# Good time to buy jars?



## Horseyrider (Aug 8, 2010)

I ordered some more wheat berries and a 50# bag of organic sugar from the Mennonite store for my canning season. I wasn't sure how I wanted to store the sugar, and finally decided to go with glass. I'm just not a plastic kind of gal. 

I have quite a few gallon and half gallon jars, and figured I have an okay start, as this is going to be my choice for storage. I figure I'll need another 18-24 jars, just to be on the safe side, since wheat goes in some of the others, and I also use them for milk and cream.

I checked Amazon and they want $12.88 for a half dozen. That's not really off the wall, but there's shipping. And these are through Ace Hardware; I can just go there and special order them and pay no shipping. Since there's Ace Hardwares in my state, I'd have to pay sales tax regardless.

I went to a different hardware store just to check, and was surprised to see a flat of six jars for $8.59. Of course I scooped them up, and asked a saleslady in the same aisle if I could have more. She told me that was the last of them that I have, but I could special order them at the desk. I asked, "At this price?" and she said yes.

She said that at this time of year, the jars are in the housewares aisle and the prices are low. But come canning season, they move out front and the price goes up. She said it happens that way every year.

I don't know if you'll find this to be the case in the little hardware stores in your town, but hey, it might be worth your while to find out. In the meantime I'll be enjoying some savings, as well as a safe dry place to put my sugar and wheat! :nanner:


----------



## blynn (Oct 16, 2006)

I have occasionally found deals on canning jars in the fall, usually in bigger stores that want to get rid of their inventory. Once was at Menard's. Haven't seen the prices drop as much lately, I think because they're noticing that more and more people are getting into canning.


----------



## strawberrygirl (Feb 11, 2009)

blynn said:


> I think because they're noticing that more and more people are getting into canning.


Canning jars used to be a dime a dozen. Now you can't seem to find them unless they are new. If you do find them used, people seem to want an arm and a leg for them.

ETA: I was in Walmart today and noticed that they restocked their canning supplies. A few weeks ago the canning section was pretty bare.


----------



## blynn (Oct 16, 2006)

strawberrygirl said:


> If you do find them used, people seem to want an arm and a leg for them.


That is true! I was at an antique store today, and I saw a new wide mouth mason jar in a bin with some vintage ones, they wanted a buck for it!

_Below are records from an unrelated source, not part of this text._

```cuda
int b200_conv2d_dgrad(const void* dy, const void* wd, void* dx, int B, int H, int W, int Cin, int Cout, int ksize,
                      int stride, const void* residual, const b200_bn_mask_t* bn_mask, void* stream) {
  return conv_dgrad(dy, wd, dx, B, H, W, Cin, Cout, ksize, stride, residual, bn_mask, 0, stream);
}

int b200_gemm_ex(const b200_view_t* a, const b200_view_t* out, const b200_gemm_args_t* g, void* stream) {
  B200_REQUIRE(a != nullptr && out != nullptr && g != nullptr && g->w != nullptr, "gemm_ex: null argument");
  B200_REQUIRE(g->N % 8 == 0 && g->K % 8 == 0, "gemm_ex: N=%d / K=%d must be multiples of 8", g->N, g->K);
  for (int i = 0; i < 3; ++i)
    B200_REQUIRE(a->dim[i] == out->dim[i] && a->dim[i] > 0, "gemm_ex: a/out pixel extents differ in dim %d", i);
  B200_REQUIRE(!(g->aux_out != nullptr && g->out_f32), "gemm_ex: aux_out needs a bf16 primary output");
  B200_REQUIRE(!(g->stats != nullptr && g->out_f32), "gemm_ex: stats need a bf16 output");
  auto to_view = [](const b200_view_t* v, int C) {
    View r;
    r.base = v->base;
    r.dims[0] = C;
    r.strides[0] = 1;
    for (int i = 0; i < 3; ++i) {
      r.dims[i + 1] = static_cast<uint64_t>(v->dim[i]);
      r.strides[i + 1] = static_cast<uint64_t>(v->stride[i]);
    }
    return r;
  };
  ConvGemmParams p;
  memset(&p, 0, sizeof(p));
  int rc;
  View dv = to_view(out, g->N);
// ... 56 lines not shown
  if (pl.block_ng == 64)
    rc = launch_wgrad<64>(p, st);
  else if (pl.block_ng == 128)
    rc = launch_wgrad<128>(p, st);
  else if (pl.block_ng == 192)
    rc = launch_wgrad<192>(p, st);
  else
    rc = launch_wgrad<256>(p, st);
  if (rc) return rc;
  if ((rc = launch_wgrad_reduce(p.partial, dw, pl.splits, Cout, Cin, pl.taps, accumulate, st, bias_partial, bias_out))) return rc;
  B200_LAUNCHED();
  return OK;
}

int b200_stem_s2d_conv_fwd(const void* z, const void* w, void* y, float* stats, int B, int Ho, int Wo, void* stream) {
  B200_REQUIRE(B > 0 && Ho > 0 && Wo > 0, "stem_s2d_conv_fwd: empty output");
  cudaStream_t st = static_cast<cudaStream_t>(stream);
  const int Cout = 64;
  ConvGemmParams p;
  memset(&p, 0, sizeof(p));
  int rc;
  if ((rc = setup_output(p, make_view(y, B, Ho, Wo, Cout, 1, 0, 0), Cout, 0, nullptr))) return rc;
  const Box3 bx = box_of(p);
  p.k_per_tap = 64;
  p.k_blocks_per_tap = 1;
  p.num_taps = 4;
  if ((rc = encode_view(&p.a_maps[0], stem_s2d_view(z, B, Ho, Wo), bx))) return rc;
  for (int i = 1; i < 4; ++i) p.a_maps[i] = p.a_maps[0];
  for (int ky = 0; ky < 4; ++ky) {
    p.tap_map[ky] = 0, p.tap_o1[ky] = 0, p.tap_o2[ky] = static_cast<int8_t>(ky), p.tap_w[ky] = static_cast<int8_t>(ky);
  }
  if ((rc = encode_matrix(&p.b_map, w, 256, Cout, 64))) return rc;
  p.stats = stats;
  return dispatch_conv_gemm(p, Cout, st);
}

size_t b200_stem_s2d_conv_wgrad_workspace_bytes(int B, int Ho, int Wo) {
  return wgrad_bytes(plan_wgrad_geom(Wo, Ho, B, 64, 64, 4), 64, 64);
}

int b200_stem_s2d_conv_wgrad(const void* dy, const void* z, float* g, void* workspace, size_t workspace_bytes, int B, int Ho,
                             int Wo, void* stream) {
  cudaStream_t st = static_cast<cudaStream_t>(stream);
  const int Cout = 64, Cin = 64, taps = 4;
  const WgradPlan pl = plan_wgrad_geom(Wo, Ho, B, Cin, Cout, taps);
  const size_t need = wgrad_bytes(pl, Cout, Cin);
  B200_REQUIRE(workspace != nullptr && workspace_bytes >= need, "stem_s2d_conv_wgrad: workspace too small (%zu < %zu)",
               workspace_bytes, need);
  WgradParams p = wgrad_params(pl, Cout, Cin, workspace);
  int rc;
  if ((rc = encode_view(&p.dy_map, make_view(dy, B, Ho, Wo, Cout, 1, 0, 0), pl.box))) return rc;
  if ((rc = encode_view(&p.x_maps[0], stem_s2d_view(z, B, Ho, Wo), pl.box))) return rc;
  for (int i = 1; i < 4; ++i) p.x_maps[i] = p.x_maps[0];
  for (int ky = 0; ky < 4; ++ky) p.tap_map[ky] = 0, p.tap_o1[ky] = 0, p.tap_o2[ky] = static_cast<int8_t>(ky);
  if ((rc = launch_wgrad<256>(p, st))) return rc;
  if ((rc = launch_wgrad_reduce(p.partial, g, pl.splits, Cout, Cin, taps, 0, st))) return rc;
  B200_LAUNCHED();
  return OK;
}


int b200_conv1x1_bn_act_fwd(const void* x, const void* w, const float* scale, const float* shift, const void* residual,
                            void* y, long long pixels, int Cin, int Cout, int relu, void* stream) {
  B200_REQUIRE(pixels > 0 && Cin % 64 == 0 && Cout % 64 == 0, "conv1x1_bn_act_fwd: Cin=%d / Cout=%d must be multiples of 64", Cin, Cout);
  B200_REQUIRE(scale != nullptr && shift != nullptr && residual != nullptr && relu == 1,
               "conv1x1_bn_act_fwd: implemented for relu(bn(conv) + residual)");
// ... 162 lines not shown
```

### deeplearning_b200/csrc/conv_gemm.cuh

```cuda
#pragma once
#include <cstdio>
#include "common.cuh"

namespace b200 {

constexpr int kMaxTaps = 16;

struct alignas(64) ConvGemmParams {
  CUtensorMap a_maps[4];
  CUtensorMap b_map;
  CUtensorMap d_map;
  CUtensorMap aux_map;
  int num_taps;
  int k_per_tap;
  int k_blocks_per_tap;
  int tiles1, tiles2, tiles3;
  int box1, box2, box3;
  int dim1, dim2, dim3;
  int qoff1[4], qoff2[4], qoff3[4];
  int n_tiles;
  int N;
  int8_t tap_map[kMaxTaps];
  int8_t tap_o1[kMaxTaps];
  int8_t tap_o2[kMaxTaps];
  int8_t tap_w[kMaxTaps];
  float* stats;
  const float* bias;
  const float* colscale;
  int act;
  int out_f32;
  int res_f32;
  int has_aux_out;
  const void* residual;
  long long rs1, rs2, rs3;
  const __nv_bfloat16* aux_in;
  long long as1, as2, as3;
  uint32_t desc_lbo, desc_sbo;
  float* out_direct;
  long long ld_out;
  const float* rowscale;
  int rows_per_sample;
  int var_taps;
  int kb_total;
  int16_t tap_kb[kMaxTaps];
  int32_t tap_k0[kMaxTaps];
  const __nv_bfloat16* mask_in;
  long long ms1, ms2, ms3;
  int affine;
  const float* bn_scale;
  const float* bn_shift;
  int chan_window;
};

template <int BLOCK_N>
struct ConvGemmCfg {
  static constexpr int BLOCK_M = 128;
  static constexpr int BLOCK_K = 64;
  static constexpr int A_BYTES = BLOCK_M * BLOCK_K * 2;
  static constexpr int B_BYTES = BLOCK_N * BLOCK_K * 2;
  static constexpr int STAGES = BLOCK_N == 128 ? 4 : 5;
  static constexpr int STAGE_BYTES = A_BYTES + B_BYTES;
  static constexpr int EPI_WARPS = 4;
  static constexpr int SLAB_BYTES = 32 * 128;
  static constexpr int STAGING_BYTES = EPI_WARPS * 2 * SLAB_BYTES;
  static constexpr int IMG_BYTES = BLOCK_M * BLOCK_N * 4;
  static constexpr int IMGS = BLOCK_N == 128 ? 1 : 2;
  static constexpr int BAR_BYTES = 256;
  static constexpr int SMEM_BYTES = STAGES * STAGE_BYTES + STAGING_BYTES + IMGS * IMG_BYTES + BAR_BYTES + 1024;
  static constexpr int THREADS = 512;
  static_assert(SMEM_BYTES <= 227 * 1024, "shared memory of one H100 block");
  static_assert(2 * STAGES + 2 * IMGS <= BAR_BYTES / 8, "mbarriers");
};

__device__ __forceinline__ void gelu_parts(float x, float& tail, float& e) {
  const float az = fabsf(x) * 0.70710678118654752f;
  float t;
  asm("rcp.approx.ftz.f32 %0, %1;" : "=f"(t) : "f"(fmaf(0.3275911f, az, 1.0f)));
  float poly = fmaf(1.061405429f, t, -1.453152027f);
  poly = fmaf(poly, t, 1.421413741f);
  poly = fmaf(poly, t, -0.284496736f);
  poly = fmaf(poly, t, 0.254829592f);
  asm("ex2.approx.ftz.f32 %0, %1;" : "=f"(e) : "f"(-1.4426950408889634f * az * az));
  tail = 0.5f * poly * t * e;
}
__device__ __forceinline__ float gelu_erf(float x) {
  float tail, e;
  gelu_parts(x, tail, e);
  return x * (x >= 0.f ? 1.0f - tail : tail);
}
__device__ __forceinline__ float gelu_erf_grad(float x) {
  float tail, e;
  gelu_parts(x, tail, e);
  const float cdf = x >= 0.f ? 1.0f - tail : tail;
  return fmaf(x * 0.3989422804014327f, e, cdf);
}
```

Might as well just go buy a new flat for a dollar each.


----------



## wottahuzzee (Jul 7, 2006)

Try this Kmart link. Most of the jars are on sale, though not the killer sale they were last year. There is a free shipping offer on orders over $49 good until April 14, but be sure to read the info box on free shipping in case I missed something. 

http://www.kmart.com/shc/s/s_10151_...rect=true&redirectType=CAT_REC&prop17=canning

Last time there was a great sale on canning jars at Kmart some folks here made out like bandits. I did not get everything I wanted because they were selling out so fast, but I did come out ahead. I entered Kmart through the MyPoints portal and used my Kmart/Sears Shop Your Way Rewards club number, so I got "double points" basically and then I used a Kmart gift card I got from My Coke Rewards. Consider using the Kmart/Sears Shop Your Way Rewards if you do any shopping at Kmart or Sears.


----------



## Texasdirtdigger (Jan 17, 2010)

Anytime Ace has a sale, you can order more jars than they have in stock , at the sale price. I have done it many times.


----------



## Tirzah (May 19, 2006)

Sorry I don't know when it's a good time to buy BUT I did see that Wal-Mart had half gallon canning jars (a 6 pack) for around $10-11.00.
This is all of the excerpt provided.